Exercise objective ▸ Please go through the records below and return every line holding the word "need".

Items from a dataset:
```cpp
static int pick_concurrent_aux(fsmg_model* h, int priority, int max_tries) {
    if (max_tries <= 0) {
        if (hipStreamCreateWithPriority(&h->aux, hipStreamNonBlocking, priority) != hipSuccess) return fail(h, FSMG_ERR_HIP, "aux stream create failed");
        h->aux_tries = 0;
        return FSMG_OK;
    }
    int* d = nullptr;
    if (hipMalloc((void**)&d, 256) != hipSuccess) return fail(h, FSMG_ERR_NOMEM, "hipMalloc(queue probe) failed");
    auto probe = [&](hipStream_t cand, long long ticks) -> int {
        int seen = 0;
        const int init[2] = {0, -1};
        if (hipStreamSynchronize(h->stream) != hipSuccess || hipMemcpy(d, init, sizeof(init), hipMemcpyHostToDevice) != hipSuccess ||
            launch_queue_probe(h->stream, d, d + 1, 0, ticks) != hipSuccess || launch_queue_probe(cand, d, d + 1, 1, 0) != hipSuccess ||
            hipStreamSynchronize(cand) != hipSuccess || hipStreamSynchronize(h->stream) != hipSuccess ||
            hipMemcpy(&seen, d + 1, sizeof(int), hipMemcpyDeviceToHost) != hipSuccess) return -1;
// ... 100 lines not shown
        return fail(nullptr, FSMG_ERR_NO_DEVICE, std::string("libfsmg is built for gfx950 only, device is ") + prop.gcnArchName);

    fsmg_model* h = new (std::nothrow) fsmg_model();
    if (!h) return fail(nullptr, FSMG_ERR_NOMEM, "host allocation failed");
    h->cfg = *cfg;
    h->device = cfg->device;
    compute_dims(*cfg, h);
    h->n_flat = build_layout(h);
    auto bail = [&](int code, const std::string& msg) { g_create_error = msg; fsmg_destroy(h); return code; };

    if (cfg->stream) { h->stream = (hipStream_t)cfg->stream; h->own_stream = false; }
    else {
        if (hipStreamCreateWithFlags(&h->stream, hipStreamNonBlocking) != hipSuccess) return bail(FSMG_ERR_HIP, "hipStreamCreate failed");
        h->own_stream = true;
    }
    {
        if (const char* eg = std::getenv("FSMG_GRAPH")) h->cfg.use_graph = (eg[0] != '0');
        h->overlap = (int64_t)h->V1 >= 8LL * h->H * h->L;
        if (cfg->schedule == FSMG_SCHEDULE_SINGLE_STREAM) { h->overlap = false; h->overlap_forced = true; }
        if (cfg->schedule == FSMG_SCHEDULE_TWO_STREAM) { h->overlap = true; h->overlap_forced = true; }
        if (cfg->schedule == FSMG_SCHEDULE_XCD_PARTITIONED) h->xov = true;
        if (cfg->gemm == FSMG_GEMM_F32) h->bx3 = 0;
        if (cfg->recurrence == FSMG_RECURRENCE_PER_STEP) h->persist = false;
        if (cfg->recurrence == FSMG_RECURRENCE_COLUMN_SPLIT) h->xcd = false;
        if (cfg->recurrence == FSMG_RECURRENCE_XCD_LOCAL) h->pair_mode = 2;
        if (cfg->dp_split_backward) h->dp_split = cfg->dp_split_backward == 2 ? 2 : 1;
        const char* env = std::getenv("FSMG_OVERLAP");
        if (env) { h->overlap = env[0] != '0'; h->overlap_forced = true; }
        if (const char* e = std::getenv("FSMG_GEMM")) h->bx3 = std::strcmp(e, "f32") != 0;
        if (const char* e = std::getenv("FSMG_XCD_OVERLAP")) h->xov = std::atoi(e) != 0;
        if (const char* e = std::getenv("FSMG_XOV_PARTS")) h->xov_parts = std::max(1, std::min(7, std::atoi(e)));
        if (const char* e = std::getenv("FSMG_EAGER")) h->eager = (e[0] != '0');
        if (const char* e = std::getenv("FSMG_MERGE_DK")) h->merge_dk = (e[0] != '0');
        if (const char* e = std::getenv("FSMG_UPD_SPLIT")) h->upd_split = (e[0] != '0');
        if (const char* e = std::getenv("FSMG_TAIL_ASIDE")) h->tail_aside = (e[0] != '0');
        if (const char* e = std::getenv("FSMG_LAZY_CS")) h->lazy_cs = (e[0] != '0');
        if (const char* e = std::getenv("FSMG_FUSED_SOFTMAX")) h->fused_softmax = (e[0] != '0');

        if (const char* e = std::getenv("FSMG_INPLACE_DLOGITS")) h->inplace_dlogits = (e[0] != '0');
        if (const char* e = std::getenv("FSMG_XOV_SELFCHECK")) h->xov_selfcheck_left = std::max(0, std::atoi(e));
        if (const char* e = std::getenv("FSMG_XOV_SELFCHECK_EVERY")) h->xov_selfcheck_every = std::max(0, std::atoi(e));
        if (const char* e = std::getenv("FSMG_PERSISTENT")) h->persist = (e[0] != '0');
        h->persist_cfg = h->persist;
        if (const char* e = std::getenv("FSMG_FALLBACK_STEPS")) h->fallback_steps = std::max(1, std::atoi(e));
        if (const char* e = std::getenv("FSMG_XCD")) h->xcd = (e[0] != '0');
        if (const char* e = std::getenv("FSMG_XCD_PAIR")) h->pair_mode = std::max(0, std::min(2, std::atoi(e)));
        if (const char* e = std::getenv("FSMG_FWD_RT")) h->force_fwd_rt = (e[0] != '0');
        if (const char* e = std::getenv("FSMG_CHAIN_SPIN_LIMIT")) h->chain_spin_limit = std::max(0, std::atoi(e));
        if (const char* e = std::getenv("FSMG_XCD_VARIANT")) h->xcd_variant = std::atoi(e);
        if (const char* e = std::getenv("FSMG_XCD_VARIANT_BWD")) h->xcd_variant_bwd = std::atoi(e);
#ifdef FSMG_EXPERIMENTS
        if (const char* e = std::getenv("FSMG_CE_TAIL")) h->ce_tail = (e[0] != '0');
        if (const char* e = std::getenv("FSMG_CE_TAIL_BLOCKS")) h->ce_tail_blocks = std::max(1, std::min(4096, std::atoi(e)));
        if (const char* e = std::getenv("FSMG_XOV_DW_SPLIT")) h->xov_dw_split = std::max(1, std::atoi(e));
        if (const char* e = std::getenv("FSMG_XOV_PUB")) h->xov_pub = std::max(1, std::min(64, std::atoi(e)));
        if (const char* e = std::getenv("FSMG_FILL_EARLY")) h->fill_early = (e[0] != '0');
        if (const char* e = std::getenv("FSMG_FILLS_LATE")) h->fills_late = (e[0] != '0');
        if (const char* e = std::getenv("FSMG_XOV_TAIL")) h->xov_tail = std::max(0, std::min(64, std::atoi(e)));
        if (const char* e = std::getenv("FSMG_BWD_RS")) h->bwd_rs = (e[0] != '0');
        if (const char* e = std::getenv("FSMG_DP_SPLIT")) h->dp_split = std::max(0, std::min(2, std::atoi(e)));
        if (const char* e = std::getenv("FSMG_XCD_MAX_ROWS")) h->xcd_max_rows = std::max(1, std::min(128, std::atoi(e)));
        if (const char* e = std::getenv("FSMG_PERSIST_FWD")) h->persist_fwd = (e[0] != '0');
        if (const char* e = std::getenv("FSMG_PERSIST_BWD")) h->persist_bwd = (e[0] != '0');
        if (const char* e = std::getenv("FSMG_NCHUNK")) h->nchunk = h->nchunk_persist = std::max(1, std::min((int)fsmg_model::NCHUNK, std::atoi(e)));
        if (const char* e = std::getenv("FSMG_CHUNK_STEPS")) {
            std::vector<int> edges{0};
// ... 276 lines not shown
```

### few-shot-music-generation_amd/csrc/api_schedule.hip

```cpp
#include "fsmg_model.h"

using namespace fsmg;
using namespace fsmg_host;

namespace fsmg_host {

bool use_ws_gemm(fsmg_model* h, int amode, int bmode, const GemmArgs& g, const Lane& ln) {
    static const int mode = std::getenv("FSMG_GEMM_WS") ? std::atoi(std::getenv("FSMG_GEMM_WS")) : 1;
    if (!h->bx3 || mode == 0 || ln.lds_pad != 0 || g.xcd_first != 0) return false;
    if (mode == 2) return true;
    const int64_t tiles = ((g.M + 127) / 128) * (int64_t)((g.N + 127) / 128);
    if (amode == OP_KC && bmode == OP_XC) return g.K >= 384 && g.K <= 640 && tiles >= 512;
    if (amode == OP_XC && bmode == OP_XC) return tiles >= 256 && g.M <= 512;
    return g.K <= 4096;
}

bool use_h_gemm(fsmg_model* h, int amode, int bmode, const GemmArgs& g, const Lane& ln) {
    static const int mode = std::getenv("FSMG_GEMM_H") ? std::atoi(std::getenv("FSMG_GEMM_H")) : 1;
    if (!h->bx3 || mode == 0 || ln.lds_pad != 0 || g.xcd_first != 0) return false;
    if (amode == OP_XC && g.gather != nullptr && g.m_split == 0) return false;
    if (mode == 2) return true;
    const int64_t tiles = ((g.M + 255) / 256) * (int64_t)((g.N + 255) / 256);
    if (amode == OP_KC && bmode == OP_KC) return g.K >= 4096 && tiles >= 32;
    if (amode == OP_XC && bmode == OP_XC) {
        if (g.m_split > 0 && tiles >= 64) return g.K >= 896;
        return g.K >= 2048 && tiles >= 16;
    }
    return g.K >= 384 && tiles >= 512;
}

int gemm(fsmg_model* h, const Lane& ln, int amode, int bmode, GemmArgs g, OpBatch* defer, double* sq, bool* sq_done) {
    hipStream_t s = ln.s;
    g.bx3 = h->bx3;
    if (sq_done) *sq_done = false;
    int slots = ln.slots, tile_mn = 0;
    if (use_h_gemm(h, amode, bmode, g, ln)) {
        g.bx3 = 3; slots = 256; tile_mn = 256;
    } else if (use_ws_gemm(h, amode, bmode, g, ln)) {
        g.bx3 = 2; slots = 512 * 4 / 3;
        if (amode == OP_KC && bmode == OP_XC) g.group_m = 4;
    }
    const int S = (g.ldc == g.N) ? pick_split(g.M, g.N, g.K, slots, g.bx3 != 0, tile_mn) : 1;
    const int64_t mn = (int64_t)g.M * g.N;
    float* slabs = ln.slabs; float* cslabs = ln.colsum_slabs;
    bool deferred = false;
    if (S > 1 && defer != nullptr && ln.s == h->stream && h->arena != nullptr) {
        const int64_t need = round_up((int64_t)S * mn, 64) + (g.colsum ? round_up((int64_t)S * g.N, 64) : 0);
        if (h->arena_off + need <= h->arena_cap) {
            slabs = h->arena + h->arena_off; cslabs = slabs + round_up((int64_t)S * mn, 64);
            h->arena_off += need;
            deferred = true;
        }
    }
    if (S <= 1 || (!deferred && (int64_t)S * mn > h->slab_cap)) {
        if (S > 1 && !h->warned_split) {
            h->warned_split = true;
            fprintf(stderr, "[fsmg] split-K of a %d x %d x %d GEMM dropped: %d slabs do not fit the slab buffer (%lld floats)\n", g.M, g.N, g.K, S, (long long)h->slab_cap);
        }
        g.ksplit = 1;
        HIPCK(h, launch_gemm(s, amode, bmode, g, ln.lds_pad));
        if (g.row_scale != nullptr) HIPCK(h, launch_scale_rows(s, g.C, g.row_scale, g.M, g.N));
        return FSMG_OK;
    }
    if (!deferred && slabs == h->slabs && h->slabs_owner != nullptr) GEMMCK(h->slabs_owner->flush());
    if (!deferred && slabs == h->slabs && h->side_pending) {
        HIPCK(h, hipStreamWaitEvent(h->stream, h->ev_side, 0));
// ... 14 lines not shown
    }
    HIPCK(h, launch_reduce_slabs2(s, slabs, mn, S, C, mn, cslabs, g.N, colsum, colsum ? g.N : 0));
    if (g.row_scale != nullptr) HIPCK(h, launch_scale_rows(s, C, g.row_scale, g.M, g.N));
    return FSMG_OK;
}
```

Reply to the task ▸
        const int64_t need = round_up((int64_t)S * mn, 64) + (g.colsum ? round_up((int64_t)S * g.N, 64) : 0);
        if (h->arena_off + need <= h->arena_cap) {
            h->arena_off += need;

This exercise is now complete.